# Рентген, КТ, УЗИ или МРТ?



## zubr (28 Янв 2009)

*В поликлинике:* направили сканировать позвоночник и голову. На прямой вопрос, что конкретно и чем, на меня посмотрели как на дурака - "УЗИ для сосудов, МРТ не только для них. Сканировать можно разные отделы позвоночника. Следующий..."

Сканироваться вынуждают странные симптомы (в сочетании с хорошими анализами)

*Симптомы:* Уже 2-3 недели наваливается ненормально сильная утомляемость и раздражительность. Иногда ощущение как во сне, беспричинное беспокойство. Возникает спазм в солнечном сплетении как когда вынужден напрягаться, а сил уже нет. Так «напрягать» может даже просмотр телевизора. Невролог, на словах, склоняется к диагнозу «невроз» -"успокоительные попей, антидепрессанты рано еще". Но в жизни все ОК и никогда депрессии не мучили, да еще в такой форме, что в метро боюсь кататься, как бы в обморок упасть (близко к этому было).
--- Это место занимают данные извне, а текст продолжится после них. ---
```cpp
namespace cg {

static constexpr uint32_t M29 = (1u << 29) - 1u;

struct Fq29P {
    static constexpr uint32_t N[9] = {0x187cfd47u, 0x010460b6u, 0x1c72a34fu, 0x02d522d0u, 0x1585d978u,
                                      0x02db40c0u, 0x00a6e141u, 0x0e5c2634u, 0x0030644eu};
    static constexpr uint32_t NINV = 0x04866389u;
    static constexpr uint32_t ONE[9] = {0x157ccc21u, 0x141c2758u, 0x185230d3u, 0x014c0419u, 0x0aa36fb9u,
                                        0x1d4240ceu, 0x11d54c07u, 0x052ac7a8u, 0x000dc836u};
    static constexpr uint32_t R2[9] = {0x059bac10u, 0x0d1503a3u, 0x018016b8u, 0x10ab0ca8u, 0x02632639u,
                                       0x02c0169fu, 0x169bfd53u, 0x11869d4cu, 0x002a11a6u};
    static constexpr uint32_t C256[9] = {0x13349ca1u, 0x1a5d84a8u, 0x0a3e5cacu, 0x100249e0u, 0x12b951e8u,
                                         0x0e92d304u, 0x14cb95b3u, 0x041b9d3du, 0x00058003u};
    typedef FqP P256;
};
struct Fr29P {
    static constexpr uint32_t N[9] = {0x10000001u, 0x1f0fac9fu, 0x0e5c2450u, 0x07d090f3u, 0x1585d283u,
                                      0x02db40c0u, 0x00a6e141u, 0x0e5c2634u, 0x0030644eu};
    static constexpr uint32_t NINV = 0x0fffffffu;
    static constexpr uint32_t ONE[9] = {0x0fffff57u, 0x1ea70ab4u, 0x052c068bu, 0x17504f49u, 0x0aa8075bu,
                                        0x1d4240ceu, 0x11d54c07u, 0x052ac7a8u, 0x000dc836u};
// ... 103 lines not shown
#pragma unroll
        for (int i = 0; i <= k; ++i) { c += (uint64_t)a.l[i] * b.l[k - i]; CG_PIN(c); }
#pragma unroll
        for (int i = 0; i < k; ++i) { c += (uint64_t)m[i] * P::N[k - i]; CG_PIN(c); }
        m[k] = ((uint32_t)c * P::NINV) & M29;
        c += (uint64_t)m[k] * P::N[0];
        c >>= 29;
    }
#pragma unroll
    for (int k = 9; k < 17; ++k) {
#pragma unroll
        for (int i = k - 8; i <= 8; ++i) {
            c += (uint64_t)a.l[i] * b.l[k - i]; CG_PIN(c);
            c += (uint64_t)m[i] * P::N[k - i]; CG_PIN(c);
        }
        r.l[k - 9] = (uint32_t)c & M29;
        c >>= 29;
    }
    r.l[8] = (uint32_t)c;
    return r;
}
template <class P>
CG_HD F29<P> sqr_core(const F29<P>& a) {
    uint64_t c = 0;
    uint32_t m[9], d[9];
    F29<P> r;
#pragma unroll
    for (int i = 0; i < 9; ++i) d[i] = a.l[i] << 1;
#pragma unroll
    for (int k = 0; k < 9; ++k) {
#pragma unroll
        for (int i = 0; 2 * i < k; ++i) { c += (uint64_t)d[i] * a.l[k - i]; CG_PIN(c); }
        if ((k & 1) == 0) { c += (uint64_t)a.l[k / 2] * a.l[k / 2]; CG_PIN(c); }
#pragma unroll
        for (int i = 0; i < k; ++i) { c += (uint64_t)m[i] * P::N[k - i]; CG_PIN(c); }
        m[k] = ((uint32_t)c * P::NINV) & M29;
        c += (uint64_t)m[k] * P::N[0];
        c >>= 29;
    }
#pragma unroll
    for (int k = 9; k < 17; ++k) {
#pragma unroll
        for (int i = k - 8; 2 * i < k; ++i) { c += (uint64_t)d[i] * a.l[k - i]; CG_PIN(c); }
        if ((k & 1) == 0) { c += (uint64_t)a.l[k / 2] * a.l[k / 2]; CG_PIN(c); }
#pragma unroll
        for (int i = k - 8; i <= 8; ++i) { c += (uint64_t)m[i] * P::N[k - i]; CG_PIN(c); }
        r.l[k - 9] = (uint32_t)c & M29;
        c >>= 29;
    }
    r.l[8] = (uint32_t)c;
    return r;
}

template <class P>
CG_HD F29<P> mul(const F29<P>& a, const F29<P>& b) { return mul_core(a, b); }
template <class P>
CG_HD F29<P> sqr(const F29<P>& a) { return sqr_core(a); }

template <class P>
CG_HD F29<P> cond_sub_n(const F29<P>& a) {
    F29<P> t;
    uint32_t borrow = 0;
#pragma unroll
    for (int i = 0; i < 9; ++i) {
        uint32_t d = a.l[i] - P::N[i] - borrow;
        borrow = d >> 31;
        t.l[i] = (i < 8) ? (d & M29) : d;
    }
    F29<P> r;
#pragma unroll
    for (int i = 0; i < 9; ++i) r.l[i] = borrow ? a.l[i] : t.l[i];
    return r;
}

template <class P>
CG_HD F29<P> canonical(const F29<P>& a) {
    return cond_sub_n(mul(a, F29<P>::one()));
}
template <class P>
CG_HD bool is_zero_mod(const F29<P>& a) {
    uint32_t z = 0, e = 0;
#pragma unroll
    for (int i = 0; i < 9; ++i) {
        z |= a.l[i];
        e |= a.l[i] ^ P::N[i];
    }
    return z == 0 || e == 0;
}

template <class P>
CG_HD bool maybe_zero_mod(const F29<P>& a) { return a.l[0] == 0u || a.l[0] == P::N[0]; }

template <class P>
CG_HD F29<P> unpack29(const uint32_t w[8]) {
    F29<P> r;
#pragma unroll
    for (int i = 0; i < 9; ++i) {
        const int bit = 29 * i, wi = bit >> 5, sh = bit & 31;
        uint64_t v = w[wi];
        if (wi + 1 < 8) v |= (uint64_t)w[wi + 1] << 32;
        r.l[i] = (uint32_t)(v >> sh) & (i < 8 ? M29 : 0xffffffffu);
    }
    return r;
}
template <class P>
CG_HD void pack29(const F29<P>& a, uint32_t w[8]) {
#pragma unroll
    for (int j = 0; j < 8; ++j) {
        const int lo = (32 * j) / 29, sh = 32 * j - 29 * lo;
        uint64_t v = (uint64_t)a.l[lo] >> sh;
        v |= (uint64_t)a.l[lo + 1] << (29 - sh);
        if (lo + 2 < 9 && 58 - sh < 32) v |= (uint64_t)a.l[lo + 2] << (58 - sh);
        w[j] = (uint32_t)v;
    }
}

template <class P>
CG_HD F29<P> from_canonical_bytes(const Fp<typename P::P256>& c) {
    return canonical(mul(unpack29<P>(c.l), F29<P>::from_limbs(P::R2)));
}
template <class P>
CG_HD F29<P> from_mont256(const Fp<typename P::P256>& c) {
    return canonical(mul(unpack29<P>(c.l), F29<P>::from_limbs(P::C256)));
}
template <class P>
CG_HD Fp<typename P::P256> to_canonical_bytes(const F29<P>& a) {
    F29<P> one = F29<P>::zero();
    one.l[0] = 1;
    F29<P> t = cond_sub_n(mul(a, one));
    Fp<typename P::P256> r;
    pack29(t, r.l);
    return r;
}

using Fq29 = F29<Fq29P>;
using Fr29 = F29<Fr29P>;

CG_HD Fr29 weak_reduce(const Fr29& v) {
    constexpr uint32_t MU = 88753990u;
    const uint32_t q = (uint32_t)(((uint64_t)v.l[8] * MU) >> 48);
    const int32_t nq = -(int32_t)q;
    Fr29 r;
    int64_t c = 0;
#pragma unroll
    for (int i = 0; i < 9; ++i) {
        c += (int64_t)v.l[i];
        c += (int64_t)nq * (int64_t)(int32_t)Fr29P::N[i];
        if (i < 8) { r.l[i] = (uint32_t)c & M29; c >>= 29; }
        else r.l[i] = (uint32_t)c;
    }
    return r;
}

CG_HD void bfly(Fr29& u, Fr29& v, const Fr29& w) {
    Fr29 t = mul(v, w);
    v = sub<3, 1>(u, t);
    u = add(u, t);
}

template <class P>
struct S29 {
    int32_t l[9];
    CG_HD static S29 from_unsigned(const F29<P>& a) {
        S29 r;
#pragma unroll
        for (int i = 0; i < 9; ++i) r.l[i] = (int32_t)a.l[i];
        return r;
    }
    CG_HD static S29 one() { return from_unsigned(F29<P>::one()); }
};
struct NoFuse { CG_HD void operator()(int, int64_t&) const {} };
template <class P>
struct FuseMul1 {
    const S29<P>& x; int32_t s;
    CG_HD void operator()(int j, int64_t& c) const { c += (int64_t)x.l[j] * (int64_t)s; }
};
template <class P>
struct FuseMul2 {
    const S29<P>& x; int32_t s1; const S29<P>& y; int32_t s2;
    CG_HD void operator()(int j, int64_t& c) const { c += (int64_t)x.l[j] * (int64_t)s1; CG_PIN(c); c += (int64_t)y.l[j] * (int64_t)s2; }
};
#define CG_SN(i) ((int64_t)(int32_t)P::N[i])
template <class P, class Fuse>
CG_HD S29<P> mul_s(const S29<P>& a, const S29<P>& b, Fuse fuse) {
    int64_t c = 0;
    int32_t m[9];
    S29<P> r;
#pragma unroll
    for (int k = 0; k < 9; ++k) {
#pragma unroll
        for (int i = 0; i <= k; ++i) { c += (int64_t)a.l[i] * (int64_t)b.l[k - i]; CG_PIN(c); }
#pragma unroll
        for (int i = 0; i < k; ++i) { c += (int64_t)m[i] * CG_SN(k - i); CG_PIN(c); }
        m[k] = (int32_t)(((uint32_t)c * P::NINV) & M29);
        c += (int64_t)m[k] * CG_SN(0);
        c >>= 29;
    }
#pragma unroll
    for (int k = 9; k < 17; ++k) {
#pragma unroll
        for (int i = k - 8; i <= 8; ++i) {
            c += (int64_t)a.l[i] * (int64_t)b.l[k - i]; CG_PIN(c);
            c += (int64_t)m[i] * CG_SN(k - i); CG_PIN(c);
        }
        fuse(k - 9, c); CG_PIN(c);
        r.l[k - 9] = (int32_t)((uint32_t)c & M29);
        c >>= 29;
    }
    fuse(8, c);
    r.l[8] = (int32_t)c;
    return r;
}
template <class P>
CG_HD S29<P> mul_s(const S29<P>& a, const S29<P>& b) { return mul_s(a, b, NoFuse{}); }
template <class P, class Fuse>
CG_HD S29<P> sqr_s(const S29<P>& a, Fuse fuse) {
    int64_t c = 0;
    int32_t m[9], d[9];
    S29<P> r;
#pragma unroll
    for (int i = 0; i < 9; ++i) d[i] = a.l[i] * 2;
#pragma unroll
    for (int k = 0; k < 9; ++k) {
#pragma unroll
        for (int i = 0; 2 * i < k; ++i) { c += (int64_t)d[i] * (int64_t)a.l[k - i]; CG_PIN(c); }
        if ((k & 1) == 0) { c += (int64_t)a.l[k / 2] * (int64_t)a.l[k / 2]; CG_PIN(c); }
#pragma unroll
        for (int i = 0; i < k; ++i) { c += (int64_t)m[i] * CG_SN(k - i); CG_PIN(c); }
        m[k] = (int32_t)(((uint32_t)c * P::NINV) & M29);
        c += (int64_t)m[k] * CG_SN(0);
        c >>= 29;
    }
#pragma unroll
    for (int k = 9; k < 17; ++k) {
#pragma unroll
        for (int i = k - 8; 2 * i < k; ++i) { c += (int64_t)d[i] * (int64_t)a.l[k - i]; CG_PIN(c); }
        if ((k & 1) == 0) { c += (int64_t)a.l[k / 2] * (int64_t)a.l[k / 2]; CG_PIN(c); }
#pragma unroll
        for (int i = k - 8; i <= 8; ++i) { c += (int64_t)m[i] * CG_SN(k - i); CG_PIN(c); }
        fuse(k - 9, c); CG_PIN(c);
        r.l[k - 9] = (int32_t)((uint32_t)c & M29);
        c >>= 29;
    }
    fuse(8, c);
    r.l[8] = (int32_t)c;
    return r;
}
template <class P>
CG_HD S29<P> sqr_s(const S29<P>& a) { return sqr_s(a, NoFuse{}); }
template <class P>
CG_HD S29<P> mul2_s(const S29<P>& x0, const S29<P>& y0, const S29<P>& x1, const S29<P>& y1) {
    int64_t c = 0;
    int32_t m[9];
    S29<P> r;
#pragma unroll
    for (int k = 0; k < 9; ++k) {
#pragma unroll
        for (int i = 0; i <= k; ++i) {
            c += (int64_t)x0.l[i] * (int64_t)y0.l[k - i]; CG_PIN(c);
            c += (int64_t)x1.l[i] * (int64_t)y1.l[k - i]; CG_PIN(c);
        }
#pragma unroll
        for (int i = 0; i < k; ++i) { c += (int64_t)m[i] * CG_SN(k - i); CG_PIN(c); }
        m[k] = (int32_t)(((uint32_t)c * P::NINV) & M29);
        c += (int64_t)m[k] * CG_SN(0);
        c >>= 29;
    }
#pragma unroll
    for (int k = 9; k < 17; ++k) {
#pragma unroll
        for (int i = k - 8; i <= 8; ++i) {
            c += (int64_t)x0.l[i] * (int64_t)y0.l[k - i]; CG_PIN(c);
            c += (int64_t)x1.l[i] * (int64_t)y1.l[k - i]; CG_PIN(c);
            c += (int64_t)m[i] * CG_SN(k - i); CG_PIN(c);
        }
        r.l[k - 9] = (int32_t)((uint32_t)c & M29);
        c >>= 29;
    }
    r.l[8] = (int32_t)c;
    return r;
}
#undef CG_SN
template <int K, class P>
CG_HD F29<P> to_unsigned(const S29<P>& a) {
    F29<P> r;
    int32_t c = 0;
#pragma unroll
    for (int i = 0; i < 8; ++i) {
        const int32_t t = a.l[i] + (int32_t)KN<P, K, 0>::value.v[i] + c;
        r.l[i] = (uint32_t)t & M29;
        c = t >> 29;
    }
    r.l[8] = (uint32_t)(a.l[8] + (int32_t)KN<P, K, 0>::value.v[8] + c);
    return r;
}
template <class P>
CG_HD bool is_zero_mod(const S29<P>& a) {
    uint32_t z = 0, e = 0;
#pragma unroll
    for (int i = 0; i < 9; ++i) {
        z |= (uint32_t)a.l[i];
        e |= (uint32_t)a.l[i] ^ P::N[i];
    }
    return z == 0 || e == 0;
}
using Fq29s = S29<Fq29P>;
// ... 105 lines not shown
```

### crescent-credentials_amd/csrc/wmap29.hip

```cpp
#include "wmap29.hpp"
#include "satcheck.hpp"

namespace cg {

static constexpr int TS29_SMALL = 10, TS29_BIG = 11;
static int strided_max_stages(int tile_log) { return tile_log == TS29_BIG ? 10 : 6; }
static int ntt_passes(int logn, int tile_log) {
    if (logn <= tile_log) return 1;
    const int smax = strided_max_stages(tile_log);
    return 1 + (logn - tile_log + smax - 1) / smax;
}
static int ntt_tile_log(int logn) {
    static const int forced = [] {
        const char* e = CG_TUNE_ENV("NTT_TILE");
        return (e && (atoi(e) == TS29_SMALL || atoi(e) == TS29_BIG)) ? atoi(e) : 0;
    }();
    if (forced) return (forced == TS29_BIG && logn > TS29_SMALL) ? TS29_BIG : TS29_SMALL;
    return (logn >= 20 && ntt_passes(logn, TS29_BIG) < ntt_passes(logn, TS29_SMALL)) ? TS29_BIG : TS29_SMALL;
}

__device__ __forceinline__ Fr29 load_packed29(const uint32_t* __restrict__ base, uint64_t idx) {
    const uint4* p = reinterpret_cast<const uint4*>(base + idx * 8);
    uint4 a = p[0], b = p[1];
    uint32_t w[8] = {a.x, a.y, a.z, a.w, b.x, b.y, b.z, b.w};
    return unpack29<Fr29P>(w);
}
__device__ __forceinline__ void store_packed29(uint32_t* __restrict__ base, uint64_t idx, const Fr29& canonical_value) {
    uint32_t w[8];
    pack29(canonical_value, w);
    uint4* p = reinterpret_cast<uint4*>(base + idx * 8);
    p[0] = make_uint4(w[0], w[1], w[2], w[3]);
    p[1] = make_uint4(w[4], w[5], w[6], w[7]);
}
__device__ __forceinline__ uint32_t brev(uint32_t x, int bits) { return bits ? (__brev(x) >> (32 - bits)) : 0u; }

__global__ void __launch_bounds__(256) k_to_packed29(const Fr* __restrict__ in, uint32_t* __restrict__ out, uint64_t n, int plain,
                                                     int unbitrev_logn) {
    uint64_t i = (uint64_t)blockIdx.x * blockDim.x + threadIdx.x;
    if (i >= n) return;
    Fr x = in[i];
    uint64_t dst = unbitrev_logn ? brev((uint32_t)i, unbitrev_logn) : i;
    if (plain) {
        Fr c = from_mont(x);
        uint4* p = reinterpret_cast<uint4*>(out + dst * 8);
        p[0] = make_uint4(c.l[0], c.l[1], c.l[2], c.l[3]);
        p[1] = make_uint4(c.l[4], c.l[5], c.l[6], c.l[7]);
    } else {
        store_packed29(out, dst, from_mont256<Fr29P>(x));
    }
}

__global__ void __launch_bounds__(256) k_to_limbs12(const Fr* __restrict__ in, uint32_t* __restrict__ out, uint64_t n) {
    uint64_t i = (uint64_t)blockIdx.x * blockDim.x + threadIdx.x;
    if (i >= n) return;
    Fr29 x = from_mont256<Fr29P>(in[i]);
    uint4* p = reinterpret_cast<uint4*>(out + i * 12);
    p[0] = make_uint4(x.l[0], x.l[1], x.l[2], x.l[3]);
    p[1] = make_uint4(x.l[4], x.l[5], x.l[6], x.l[7]);
    p[2] = make_uint4(x.l[8], 0u, 0u, 0u);
}
__device__ __forceinline__ Fr29 load_tw(const uint32_t* __restrict__ tw, uint64_t idx) {
    const uint4* p = reinterpret_cast<const uint4*>(tw + idx * 12);
    uint4 a = p[0], b = p[1], c = p[2];
    Fr29 r;
    r.l[0] = a.x; r.l[1] = a.y; r.l[2] = a.z; r.l[3] = a.w;
    r.l[4] = b.x; r.l[5] = b.y; r.l[6] = b.z; r.l[7] = b.w;
    r.l[8] = c.x;
    return r;
}

void Wm29Domain::build(const NttDomain& d, hipStream_t st) {
    logn = d.logn;
    n = d.n;
    const uint64_t half = n > 1 ? n / 2 : 1;
    tw_fwd.alloc(half * 12);
    tw_inv.alloc(half * 12);
    coset.alloc(n * 8);
    icoset.alloc(n * 8);
    k_to_limbs12<<<ceil_div(half, 256), 256, 0, st>>>(d.tw_fwd.p, tw_fwd.p, half);
    k_to_limbs12<<<ceil_div(half, 256), 256, 0, st>>>(d.tw_inv.p, tw_inv.p, half);
    if (d.coset_br.n) {
        k_to_packed29<<<ceil_div(n, 256), 256, 0, st>>>(d.coset_br.p, coset.p, n, 0, logn);
        k_to_packed29<<<ceil_div(n, 256), 256, 0, st>>>(d.icoset_br.p, icoset.p, n, 1, logn);
    }
    CG_KERNEL_CHECK();
    Fr29 v = from_mont256<Fr29P>(d.vanishing_inv);
    pack29(v, vinv);
    Fr vp = from_mont(d.vanishing_inv);
    memcpy(vinv_plain, vp.l, 32);
}

void Wm29Strided::build(const NttDomain& big, int logs_, int rank, hipStream_t st) {
    logs = logs_;
    d = big.n >> logs;
    NttDomain small;
    small.build(big.logn - logs, false, st);
    sub.build(small, st);
    const Fr s = mul(fr_from_u64(5), fr_pow_u64(fr_root_of_unity(big.logn), (uint64_t)rank));
    DevBuf<Fr> t(big.n);
    fr_pow_table(t.p, s, inv(fr_from_u64(big.n)), big.n, false, big.logn, st);
    fold.alloc(big.n * 8);
    k_to_packed29<<<ceil_div(big.n, 256), 256, 0, st>>>(t.p, fold.p, big.n, 0, 0);
    CG_KERNEL_CHECK();
    CG_HIP(hipStreamSynchronize(st));
}

__global__ void __launch_bounds__(256) k_fold29(const uint32_t* __restrict__ a, const uint32_t* __restrict__ T, uint32_t* __restrict__ out,
                                                uint32_t d, int logd, uint32_t terms) {
    const uint32_t i = blockIdx.x * blockDim.x + threadIdx.x;
    if (i >= d) return;
    Fr29 acc = Fr29::zero();
    for (uint32_t t = 0; t < terms; ++t) {
        const uint64_t e = (uint64_t)i + (uint64_t)t * d;
        acc = add(acc, mul(load_packed29(a, e), load_packed29(T, e)));
        if ((t & 3u) == 3u) acc = normalize(acc);
        if ((t & 63u) == 63u) acc = weak_reduce(acc);
    }
    store_packed29(out, brev(i, logd), weak_reduce(normalize(acc)));
}

void Csr29::build(const DevCsr& m, hipStream_t st) {
    dict.alloc(m.dict.n * 8);
    k_to_packed29<<<ceil_div(m.dict.n, 256), 256, 0, st>>>(m.dict.p, dict.p, m.dict.n, 0, 0);
    CG_KERNEL_CHECK();
}
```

*Предыстория:* месяцев 10 подряд по утрам на тощак бегал, дома, на дорожке. Аккуратно. Начинал с 2 и закончил 8 минутами при 6.5км/ч. Любил на руках стоять, до/после пробежки. Круговые движение башкой регулярно. Начал отжиматься 10раз, подтягиваться 3раза (для меня это не предел). Как бошка «поехала», бросил все это и сейчас только хожу пешком на улице.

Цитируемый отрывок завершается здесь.